Abstract
During the last few years new functionalities of RNA have been discovered, renewing the need for computational tools for their analysis. To this respect, multiple sequence alignment is an essential step in finding structurally conserved regions in related RNA sequences. In contrast to proteins, many classes of functionally related RNA molecules show a rather weak sequence conservation but instead a fairly well conserved secondary structure. Hence, any method that relates RNA sequences in form of multiple alignments should take structural features into account, which has been verified in recent studies.
Progress has been made in developing new structural alignment algorithms, however, current methods are computationally costly or do not have the desired accuracy to make them an everyday tool. In this paper we present a fast, practical, and accurate method for computing multiple, structural RNA alignments. The method is based on combining a new pairwise structural alignment method with the popular program T-Coffee. Our pairwise method is based on an integer linear programming (ILP) formulation resulting from a graph-theoretic reformulation of the structural alignment problem. We find provably optimal or near-optimal solutions of the ILP with a Lagrangian approach.
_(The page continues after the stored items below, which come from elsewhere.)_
# UCF-CRCV/TeD-SPAD

Measured on AMD Instinct MI355X. Metric: clips/sec (16x224^2 I3D features), higher is better.
Workload: dtype f16; 1 GPU; cfg2 dali_extraction path: largei3d extract_features, 225 clip times x 10 crops = 2250 clip-forwards of 3x16x224x224 per GPU per step, random-init weights; global_batch=375, parallelism=clip-sharded x1 + RCCL all-gather of (T,10,F) features

## Files before the change

ted_spad_amd/csrc/conv_flat.hip:

```cpp
#include "conv_common.h"

namespace tedspad {
namespace {

__device__ uint4 g_zero16f;

constexpr int FL_BM = 256;
constexpr int FL_WSTAGE = 64 * BK * 2;

struct FlatGeo {
    int W, H, R, NP, ntaps;
};

template <typename T>
__global__ __launch_bounds__(256) void conv_flat_kernel(const ConvKP p, const FlatGeo g) {
    constexpr int NT = 256, WS = 3;
    extern __shared__ __attribute__((aligned(16))) unsigned char dsm[];
    const int tid = threadIdx.x, lane = tid & 63;
    const int wave = __builtin_amdgcn_readfirstlane(tid >> 6);
    const int tile = xcd_remap(blockIdx.x, gridDim.x);
    const int q0 = tile * FL_BM;
    const int S = (g.NP + 1) * 8;
    const int Sr = (S + 63) / 64 * 64;
    const int halo_bytes = Sr * 16;
    unsigned char *wring = dsm + halo_bytes;
    const unsigned lds0 = (unsigned)(uintptr_t)(lptr_t)dsm;
    const uint16_t *zero = reinterpret_cast<const uint16_t *>(&g_zero16f);

    const int rsub = wave * 8 + (lane >> 3);
    const int kc = (lane & 7) ^ ((4 * (wave & 1) + (lane >> 4)) & 7);
    const uint16_t *wsrc = p.w + (size_t)rsub * p.Kpad + kc * 8;
    auto issue_w = [&](int kt, int slot) {
        const unsigned dst = lds0 + halo_bytes + slot * FL_WSTAGE + wave * 8 * (BK * 2);
        lds_dma16(wsrc + kt * BK, dst);
        lds_dma16(wsrc + (size_t)32 * p.Kpad + kt * BK, dst + 32 * (BK * 2));
    };
    issue_w(0, 0);
    const int NH = (Sr + NT - 1) / NT;
    for (int i = 0; i < NH; ++i) {
        if (i * NT + wave * 64 >= Sr) break;
        const int s = i * NT + tid;
        const int pos = s >> 3, cs = s & 7;
        const int q = q0 - g.R + pos;
        const bool ok = pos < g.NP && (unsigned)q < (unsigned)p.M;
        const uint16_t *src = ok ? p.x + (size_t)q * p.ldx + ((cs ^ ((pos >> 1) & 7)) << 3) : zero;
        lds_dma16(src, lds0 + (i * NT + wave * 64) * 16);
    }
    if (g.ntaps > 1) issue_w(1, 1);

    const int l31 = lane & 31, lh = lane >> 5;
    const int swz = (l31 >> 1) & 7;
    int pj[2];
    unsigned vmask[2];
#pragma unroll
    for (int b = 0; b < 2; ++b) {
        const int j = wave * 64 + b * 32 + l31;
        pj[b] = j;
        const int q = q0 + j;
        unsigned mk = 0;
        if (q < p.M) {
            const int r1 = q / g.W, w = q - r1 * g.W;
            const int h = r1 % g.H;
            for (int dh = 0; dh < p.kh; ++dh)
                for (int dw = 0; dw < p.kw; ++dw)
                    if ((unsigned)(h + dh - p.ph) < (unsigned)g.H && (unsigned)(w + dw - p.pw) < (unsigned)g.W) mk |= 1u << (dh * p.kw + dw);
        }
        vmask[b] = mk;
    }
    f32x16 acc[2][2];
#pragma unroll
    for (int a = 0; a < 2; ++a)
#pragma unroll
        for (int b = 0; b < 2; ++b)
#pragma unroll
            for (int r = 0; r < 16; ++r) acc[a][b][r] = 0.f;

    if (g.ntaps > 1) wait_vmcnt<2>(); else wait_vmcnt<0>();
    __builtin_amdgcn_s_barrier();
    asm volatile("" ::: "memory");
    int dh = 0, dw = 0;
    for (int kt = 0; kt < g.ntaps; ++kt) {
        const int delta = dh * g.W + dw;
        unsigned xoff[2], xswz[2];
#pragma unroll
        for (int b = 0; b < 2; ++b) {
            const int pos = ((vmask[b] >> kt) & 1u) ? pj[b] + delta : g.NP;
            xoff[b] = (unsigned)pos * 128u;
            xswz[b] = (unsigned)(pos >> 1) & 7u;
        }
        const uint4 fa00 = *reinterpret_cast<const uint4 *>(dsm + xoff[0] + (((unsigned)lh ^ xswz[0]) << 4));
        const uint4 fa01 = *reinterpret_cast<const uint4 *>(dsm + xoff[1] + (((unsigned)lh ^ xswz[1]) << 4));
        if (kt + 1 < g.ntaps) wait_vmcnt<2>(); else wait_vmcnt<0>();
        __builtin_amdgcn_s_barrier();
        asm volatile("" ::: "memory");
        if (kt + 2 < g.ntaps) issue_w(kt + 2, (kt + 2) % WS);
        const uint16_t *Wt = reinterpret_cast<const uint16_t *>(wring + (kt % WS) * FL_WSTAGE) + l31 * BK;
        {
            const unsigned c = (unsigned)lh;
            const uint4 fw0 = *reinterpret_cast<const uint4 *>(Wt + ((c ^ swz) << 3)), fw1 = *reinterpret_cast<const uint4 *>(Wt + 32 * BK + ((c ^ swz) << 3));
            acc[0][0] = T::mfma(fw0, fa00, acc[0][0]);
            acc[0][1] = T::mfma(fw0, fa01, acc[0][1]);
            acc[1][0] = T::mfma(fw1, fa00, acc[1][0]);
            acc[1][1] = T::mfma(fw1, fa01, acc[1][1]);
        }
#pragma unroll
        for (int ks = 1; ks < 4; ++ks) {
            const unsigned c = (unsigned)((ks << 1) | lh);
            uint4 fa[2], fw[2];
#pragma unroll
            for (int b = 0; b < 2; ++b) fa[b] = *reinterpret_cast<const uint4 *>(dsm + xoff[b] + ((c ^ xswz[b]) << 4));
#pragma unroll
            for (int a = 0; a < 2; ++a) fw[a] = *reinterpret_cast<const uint4 *>(Wt + a * 32 * BK + ((c ^ swz) << 3));
#pragma unroll
            for (int a = 0; a < 2; ++a)
#pragma unroll
                for (int b = 0; b < 2; ++b) acc[a][b] = T::mfma(fw[a], fa[b], acc[a][b]);
        }
        if (++dw == p.kw) { dw = 0; ++dh; }
    }
    __syncthreads();

    constexpr int STG_LD = 64 + 4;
    float *stg = reinterpret_cast<float *>(dsm);
#pragma unroll
    for (int a = 0; a < 2; ++a)
#pragma unroll
        for (int b = 0; b < 2; ++b) {
            const int ml = wave * 64 + b * 32 + l31;
#pragma unroll
            for (int qd = 0; qd < 4; ++qd) {
                f32x4 v = {acc[a][b][4 * qd], acc[a][b][4 * qd + 1], acc[a][b][4 * qd + 2], acc[a][b][4 * qd + 3]};
                *reinterpret_cast<f32x4 *>(stg + ml * STG_LD + a * 32 + 8 * qd + 4 * lh) = v;
            }
        }
    __syncthreads();
    const int cc = tid & 7, r0 = tid >> 3;
    const int nch = cc * 8;
    if (nch >= p.Cout) return;
    float sc[8], sf[8];
#pragma unroll
    for (int i = 0; i < 8; ++i) { sc[i] = p.scale[nch + i]; sf[i] = p.shift[nch + i]; }
#pragma unroll
    for (int it = 0; it < FL_BM / 32; ++it) {
        const int r = r0 + it * 32;
        const size_t m = (size_t)q0 + r;
        if (m >= (size_t)p.M) continue;
        const f32x4 v0 = *reinterpret_cast<const f32x4 *>(stg + r * STG_LD + nch);
        const f32x4 v1 = *reinterpret_cast<const f32x4 *>(stg + r * STG_LD + nch + 4);
        float v[8];
#pragma unroll
        for (int i = 0; i < 4; ++i) { v[i] = v0[i] * sc[i] + sf[i]; v[i + 4] = v1[i] * sc[i + 4] + sf[i + 4]; }
        if (p.res) {
            float rr[8];
            unpack8<T>(*reinterpret_cast<const uint4 *>(p.res + m * p.ldres + nch), rr);
#pragma unroll
            for (int i = 0; i < 8; ++i) v[i] += rr[i];
        }
        if (p.relu) {
#pragma unroll
            for (int i = 0; i < 8; ++i) v[i] = __builtin_fmaxf(v[i], 0.f);
        }
        *reinterpret_cast<uint4 *>(p.y + m * p.ldy + nch) = pack8_lim<T>(v, p.sat);
    }
}
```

Tests on a recently published benchmark set show that our Lagrangian approach outperforms current programs in quality and in the length of the sequences it can align.
Supported by the DFG Research Center Matheon “Mathematics for key technologies” in Berlin, the German Federal Ministry of Education and Research, (grant no. 0312705A ‘Berlin Center for Genome Based Bioinformatics’), and the IMPRS for Computational Biology and Scientific Computing.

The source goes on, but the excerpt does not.